With regards to besides, I have pasted what you can find on dictionary.com
If used as an adverb, it does indeed have the opposite meaning (point 5)

adverb 1. moreover; furthermore; also: Besides, I promised her we would come. 
2. in addition: There are three elm trees and two maples besides. 
3. otherwise; else: They had a roof over their heads but not much besides.
preposition 4. over and above; in addition to: Besides a mother he has a sister to support. 
5. other than; except: There's no one here besides Bill and me.

apart from
adverb 1. into pieces or parts; to pieces: to take a watch apart; an old barn falling apart from decay. 
2. separately in place, time, motion, etc.: New York and Tokyo are thousands of miles apart. Our birthdays are three days apart. 
3. to or at one side, with respect to place, purpose, or function: to put money apart for education; to keep apart from the group out of pride. 
4. separately or individually in consideration: each factor viewed apart from the others. 
5. aside (used with a gerund or noun): Joking apart, what do you think?
adjective 6. having independent or unique qualities, features, or characteristics (usually used following the noun it modifies): a class apart.

@xiaolijie
I think you raise a key point: the use of besides in a sentence that uses both a positive and a negative statement or combines two positive ones. In your sample sentences, I would still not use besides in 1, though aside from as a synonym for apart from. Note that the sample sentence in dictionary.com combines 2 items. It might have to do with the fact that I learned Latin, so I am (overly) sensitive to word structures. One of the key factors for the development of language is economy, and in this respect it is rather reasonable to use besides in both of your sample sentences.

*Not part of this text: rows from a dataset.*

@@ -195,7 +198,11 @@
     FSK_DYN_SMEM(smem4);
     const unsigned ring_pad = MODE == 3 ? 4u * pg.S + 8u : (geo.bit_nsamples + 3u) & ~3u;
     constexpr int LB = W == 1 ? 0 : W;
-    const Smem sm = carve<G>(smem4, geo, tw_global, tw_in_smem, ring_floats, ring_pad, MODE == 3 ? 32u * pg.tstride : 0u,
+#ifndef FSK_TMP_CS
+#define FSK_TMP_CS 4
+#endif
+    constexpr int CS = (MODE == 0 && FILL == 0 && SRC == 0 && G == 8) ? FSK_TMP_CS : 1;
+    const Smem sm = carve<G, CS>(smem4, geo, tw_global, tw_in_smem, ring_floats, ring_pad, MODE == 3 ? 32u * pg.tstride : 0u,
 	    &pg.loc[0][0][0], (MODE == 3 && LB == 0) ? 32u : 0u);
     GROUP_VARS;
     const Ring rg = { smem_u32(sm.ring), ring_floats, ring_pad };
@@ -239,8 +246,8 @@
 
 	const unsigned ring_s = rg.ring_s;
 	unsigned landed = pos & ~AL;
-	const unsigned dst0 = ring_s + 16u * g, dst_end = dst0 + R * 4u;
-	const unsigned mlim = ring_s + rg.pad * 4u;
+	const unsigned dst0 = ring_s + 16u * CS * g, dst_end = dst0 + R * 4u * CS;
+	const unsigned mlim = ring_s + rg.pad * 4u * CS;
 	unsigned fdst = dst0;
 	const float *fsrc = SRC ? x : x + filled + 4u * g;
 	auto request_at = [&](unsigned to, unsigned base) {
@@ -252,12 +259,12 @@
 		    else
 			ring_block16_tail<G>(ring_s, (fdst - dst0) >> 2, x16, n, filled, g);
 		} else if (filled + RING_BLOCK <= n)
-		    ring_block_at<G>(fdst, fsrc, mlim, R);
+		    ring_block_at<G, CS>(fdst, fsrc, mlim, R);
 		else
-		    ring_block_tail<G>(rg, ring_s, (fdst - dst0) >> 2, x, n, filled, g);
+		    ring_block_tail<G, CS>(rg, ring_s, (fdst - dst0) / (4u * CS), x, n, filled, g);
 		filled += RING_BLOCK;
 		fsrc += RING_BLOCK;
-		fdst += RING_BLOCK * 4u;
+		fdst += RING_BLOCK * 4u * CS;
 		if (fdst == dst_end)
 		    fdst = dst0;
 	    }
@@ -441,10 +448,10 @@
 				mhint = r.ncand > 1u;
 			}
 		    } else if (MODE == 0 && FILL != 3 && pass == 1 && lc.slide)
-			f = find_frame_slide<G, W, L>(rg, pos_off, geo, lw, which, tw_s, g, gmask, try_first, try_max,
+			f = find_frame_slide<G, W, L, CS>(rg, pos_off, geo, lw, which, tw_s, g, gmask, try_first, try_max,
 				step, ncand);
 		    else
-			f = find_frame_fast_body<G, W, L>(rg, pos_off, geo, lw, which, tw_s, g,
+			f = find_frame_fast_body<G, W, L, CS>(rg, pos_off, geo, lw, which, tw_s, g,
 				gmask, try_first, try_max, step, limit, ready, pending, ncand);
 		    if (pass) {
 			refined = f;
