template <int CN, bool GAUSS, bool UNIF, bool SAMEC>
__global__ __launch_bounds__(AM_TX, 3) void k_assess_march(const unsigned char *__restrict__ a, long long sa,
                                                      const unsigned char *__restrict__ b, long long sb,
                                                      AssessParams P, double *__restrict__ part)
{
    __shared__ __attribute__((aligned(16))) unsigned L3[3][AM_CH][AM_GP];
    unsigned (*XY)[AM_GP] = L3[0];
    unsigned (*QQ)[AM_GP] = L3[1];
    unsigned (*PP)[AM_GP] = L3[2];
    __shared__ unsigned U[UNIF ? 7 : 1][2][AM_TX];
    __shared__ double red[AM_TX / 64][4];
    const int c = threadIdx.x;
    const int bx0 = blockIdx.x * AM_TX, by0 = P.ry0 + blockIdx.y * P.ty;
    const int rows_needed = min(P.ty, P.ry1 - by0) + 2 * AM_R;
    const int mx = bx0 + c;
    double f[GAUSS ? 4 : 1][11];
    if (GAUSS) {
#pragma unroll
        for (int m = 0; m < 4; ++m)
#pragma unroll
            for (int i = 0; i < 11; ++i) f[m][i] = 0.0;
    }
    unsigned t_xy = 0, t_p = 0, t_q = 0;
    double sum_int = 0.0, sum_all = 0.0, sum_u = 0.0;
    unsigned sse = 0;
    int slot = 0;
    const double k0 = P.k[0], k1 = P.k[1], k2 = P.k[2], k3 = P.k[3], k4 = P.k[4], k5 = P.k[5];
    lds_cu32 *xy0 = (lds_cu32 *)&L3[0][0][c];
    constexpr int MAPB = AM_CH * AM_GP * 4;
    __shared__ double EDGE[(GAUSS && SAMEC) ? AM_TX : 1];
    if (GAUSS && SAMEC) EDGE[c] = 0.0;
#pragma unroll 1
    for (int ch = 0; ch < P.nch; ++ch) {
        if (ch * AM_CH >= rows_needed) break;
        __syncthreads();
        sse += assess_load_chunk<CN>(a, sa, b, sb, P, bx0, by0, ch, rows_needed, XY, QQ, PP);
        __syncthreads();
#pragma unroll
        for (int s = 0; s < AM_CH; ++s) {
            const int r = ch * AM_CH + s;
            if (r >= rows_needed) continue;
            lds_cu32 *rxy = lds_row_base(xy0, s * AM_GP * 4), *rq = lds_row_base(xy0, MAPB + s * AM_GP * 4),
                     *rp = lds_row_base(xy0, 2 * MAPB + s * AM_GP * 4);
            unsigned xy[11], qv[11], pv[11];
#pragma unroll
            for (int j = 0; j < 11; ++j) {
                xy[j] = rxy[j];
                qv[j] = rq[j];
                pv[j] = rp[j];
            }
            unsigned sxy[6], sp[6], sq[6];
            sxy[0] = xy[5]; sp[0] = pv[5]; sq[0] = qv[5];
#pragma unroll
            for (int j = 1; j <= (GAUSS ? AM_R : 3); ++j) {
                sxy[j] = xy[5 - j] + xy[5 + j];
                sp[j] = pv[5 - j] + pv[5 + j];
                sq[j] = qv[5 - j] + qv[5 + j];
            }
            if (GAUSS) {
                const double kk[6] = {k0, k1, k2, k3, k4, k5};
                double hx = (double)(sxy[0] & 0x3FFFu) * kk[0], hy = (double)(sxy[0] >> 14) * kk[0];
                double hp = (double)sp[0] * kk[0], hq = (double)sq[0] * kk[0];
#pragma unroll
                for (int j = 1; j <= AM_R; ++j) {
                    hx = fma((double)(sxy[j] & 0x3FFFu), kk[j], hx);
                    hy = fma((double)(sxy[j] >> 14), kk[j], hy);
                    hp = fma((double)sp[j], kk[j], hp);
                    hq = fma((double)sq[j], kk[j], hq);
                }
                f[0][s] = hx; f[1][s] = hy; f[2][s] = hp; f[3][s] = hq;
            }
            if (UNIF) {
                const unsigned uxy = ((sxy[0] + sxy[1]) + sxy[2]) + sxy[3];
                const unsigned up = ((sp[0] + sp[1]) + sp[2]) + sp[3];
                const unsigned uq = ((sq[0] + sq[1]) + sq[2]) + sq[3];
                if (r >= 7) {
                    const unsigned o0 = U[slot][0][c], o1 = U[slot][1][c];
                    t_xy -= o0 & 0x1FFFFFFu;
                    t_p -= o1 & 0xFFFFFu;
                    t_q -= (o0 >> 25) | ((o1 >> 20) << 7);
                }
                t_xy += uxy; t_p += up; t_q += uq;
                U[slot][0][c] = uxy | (uq << 25);
                U[slot][1][c] = up | ((uq >> 7) << 20);
                slot = slot == 6 ? 0 : slot + 1;
                const int orow = r - 8, my = by0 + orow;
                if (orow >= 0 && orow < P.ty && my < P.ry1 && my >= 3 && my < P.h - 3) {
                    const int sx = (int)(t_xy & 0x3FFFu), sy = (int)(t_xy >> 14);
                    const int sxsy = __mul24(sx, sy), ss = __mul24(sx, sx) + __mul24(sy, sy);
                    const int ncov = __mul24(49, (int)t_q) - sxsy, nvar = __mul24(49, (int)t_p) - ss;
                    const double a1 = fma(2.0, (double)sxsy, P.k1u), a2 = fma(2.0, (double)ncov, P.k2u);
                    const double b1 = (double)ss + P.k1u, b2 = (double)nvar + P.k2u;
                    sum_u += (a1 * a2) * ssim_recip(b1 * b2);
                }
            }
            if (GAUSS && r >= 2 * AM_R) {
                const int orow = r - 2 * AM_R, my = by0 + orow;
                if (orow < P.ty && my < P.ry1 && my < P.h) {
                    const double kk[6] = {k0, k1, k2, k3, k4, k5};
                    double u[4];
#pragma unroll
                    for (int m = 0; m < 4; ++m) {
                        double acc = f[m][(s + 6) % 11] * kk[0];
#pragma unroll
                        for (int j = 1; j <= AM_R; ++j)
                            acc = fma(f[m][(s + 6 + 11 - j) % 11] + f[m][(s + 6 + j) % 11], kk[j], acc);
                        u[m] = acc;
                    }
                    const bool inner_row = my >= AM_R && my < P.h - AM_R;
                    if (SAMEC) {
                        const double sv = ssim_quot(u[0], u[1], u[2], u[3], P.c1a, P.c2a);
                        sum_all += sv;
                        if (!inner_row) EDGE[c] += sv;
                    } else {
                        if (P.flags & ASSESS_SIMPLE) sum_all += ssim_quot(u[0], u[1], u[2], u[3], P.c1b, P.c2b);
                        if (inner_row && (P.flags & ASSESS_GAUSS)) sum_int += ssim_quot(u[0], u[1], u[2], u[3], P.c1a, P.c2a);
                    }
                }
            }
        }
    }
    if (GAUSS && SAMEC) sum_int = sum_all - EDGE[c];
    if (!(mx < P.w)) sum_all = 0.0;
    if (!(mx >= AM_R && mx < P.w - AM_R)) sum_int = 0.0;
    if (!(mx >= 3 && mx < P.w - 3)) sum_u = 0.0;
    sum_int = wave_sum_f64(sum_int);
    sum_all = wave_sum_f64(sum_all);
    sum_u = wave_sum_f64(sum_u);
    const double dsse = wave_sum_f64((double)sse);
    if ((c & 63) == 0) {
        red[c >> 6][0] = sum_int;
        red[c >> 6][1] = sum_all;
        red[c >> 6][2] = dsse;
        red[c >> 6][3] = sum_u;
    }
    __syncthreads();
    if (c < 4) {
        const size_t blk = (size_t)blockIdx.y * gridDim.x + blockIdx.x;
        double t = red[0][c];
#pragma unroll
        for (int wv = 1; wv < AM_TX / 64; ++wv) t += red[wv][c];
        part[blk * 4 + c] = t;
    }
}

__global__ __launch_bounds__(256) void k_reduce_partials(const double *__restrict__ part, long long n, int ncomp,
                                                         double *__restrict__ out)
{
    __shared__ double sh[256];
    const long long base = (long long)blockIdx.x * 1024;
    for (int comp = 0; comp < ncomp; ++comp) {
        double s = 0.0;
        for (int k = 0; k < 4; ++k) {
            const long long i = base + k * 256 + threadIdx.x;
            if (i < n) s += part[i * ncomp + comp];
        }
        sh[threadIdx.x] = s;
// ... 463 lines not shown
            }
        }
    }
    const double sred = wave_sum_f64((double)sse);
    if ((tid & 63) == 0) ws[tid >> 6] = sred;
    __syncthreads();
    if (tid == 0) part[(size_t)blockIdx.y * gridDim.x + blockIdx.x] = (ws[0] + ws[1]) + (ws[2] + ws[3]);
}

__global__ void k_store_sse(const double *__restrict__ src, sr_assess_sums *__restrict__ out)
{
    if (threadIdx.x == 0 && blockIdx.x == 0) out->sse = src[0];
}

__global__ __launch_bounds__(256) void k_assess_finish(const double *__restrict__ part, long long n, int flags,
                                                       sr_assess_sums *__restrict__ out)
{
    __shared__ double sh[4][256];
    double s[4] = {0.0, 0.0, 0.0, 0.0};
    for (long long i = threadIdx.x; i < n; i += 256) {
#pragma unroll
        for (int c = 0; c < 4; ++c) s[c] += part[i * 4 + c];
    }
#pragma unroll
    for (int c = 0; c < 4; ++c) sh[c][threadIdx.x] = s[c];
    __syncthreads();
    for (int o = 128; o > 0; o >>= 1) {
        if ((int)threadIdx.x < o) {
#pragma unroll
            for (int c = 0; c < 4; ++c) sh[c][threadIdx.x] += sh[c][threadIdx.x + o];
        }
        __syncthreads();
    }
    if (threadIdx.x == 0) {
        out->ssim_gauss = (flags & ASSESS_GAUSS) ? sh[0][0] : 0.0;
        out->ssim_simple = (flags & ASSESS_SIMPLE) ? sh[1][0] : 0.0;
        out->sse = (flags & ASSESS_SSE) ? sh[2][0] : 0.0;
        out->ssim_uniform = (flags & ASSESS_UNIFORM) ? sh[3][0] : 0.0;
    }
}

__global__ void k_assess_store(const double *__restrict__ g, const double *__restrict__ u, int flags,
                               sr_assess_sums *__restrict__ out)
{
    if (threadIdx.x != 0 || blockIdx.x != 0) return;
    out->ssim_gauss = (g && (flags & ASSESS_GAUSS)) ? g[0] : 0.0;
    out->ssim_simple = (g && (flags & ASSESS_SIMPLE)) ? g[1] : 0.0;
    out->sse = (g && (flags & ASSESS_SSE)) ? g[2] : 0.0;
    out->ssim_uniform = (u && (flags & ASSESS_UNIFORM)) ? u[0] : 0.0;
// ... 167 lines not shown
    HIPCHK(hipMemcpyAsync(h_sse, scr, sizeof(uint64_t), hipMemcpyDeviceToHost, ctx->stream));
    HIPCHK(stream_sync(ctx));
    return SR_OK;
}

int sr_ssim_count(int h, int w, int mode, int row_begin, int row_end, uint64_t *count)
{
    if (!count || h < 1 || w < 1) return sr_set_error(SR_ERR_INVALID_ARG, "sr_ssim_count: bad arguments");
    int pad;
    if (mode == SR_SSIM_UNIFORM7) pad = 3;
    else if (mode == SR_SSIM_GAUSS11) pad = 5;
    else if (mode == SR_SSIM_SIMPLE) pad = 0;
    else return sr_set_error(SR_ERR_INVALID_ARG, "sr_ssim_count: unknown mode %d", mode);
    const long long y0 = std::max(pad, row_begin), y1 = std::min(h - pad, row_end), nx = (long long)w - 2 * pad;
    *count = (y1 > y0 && nx > 0) ? (uint64_t)((y1 - y0) * nx) : 0;
    return SR_OK;
}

I have come across prepend, which looks like a logical variation of append. The correct word would be prefix, because pend (Latin pendere, think of peding as well) as a root means to hang and items at the rear tend to hang (tail!), but not necessarily at the front (head!).

Hope this helps


----------



## grainhuang

> _I haven't been in other places yet_


我还没去过其他地方。


----------



## heynow

You can not say “除了北京以外” because it is logiclly wrong, this is a common error.
Both "除了北京" and "北京以外" are correct expressions.


----------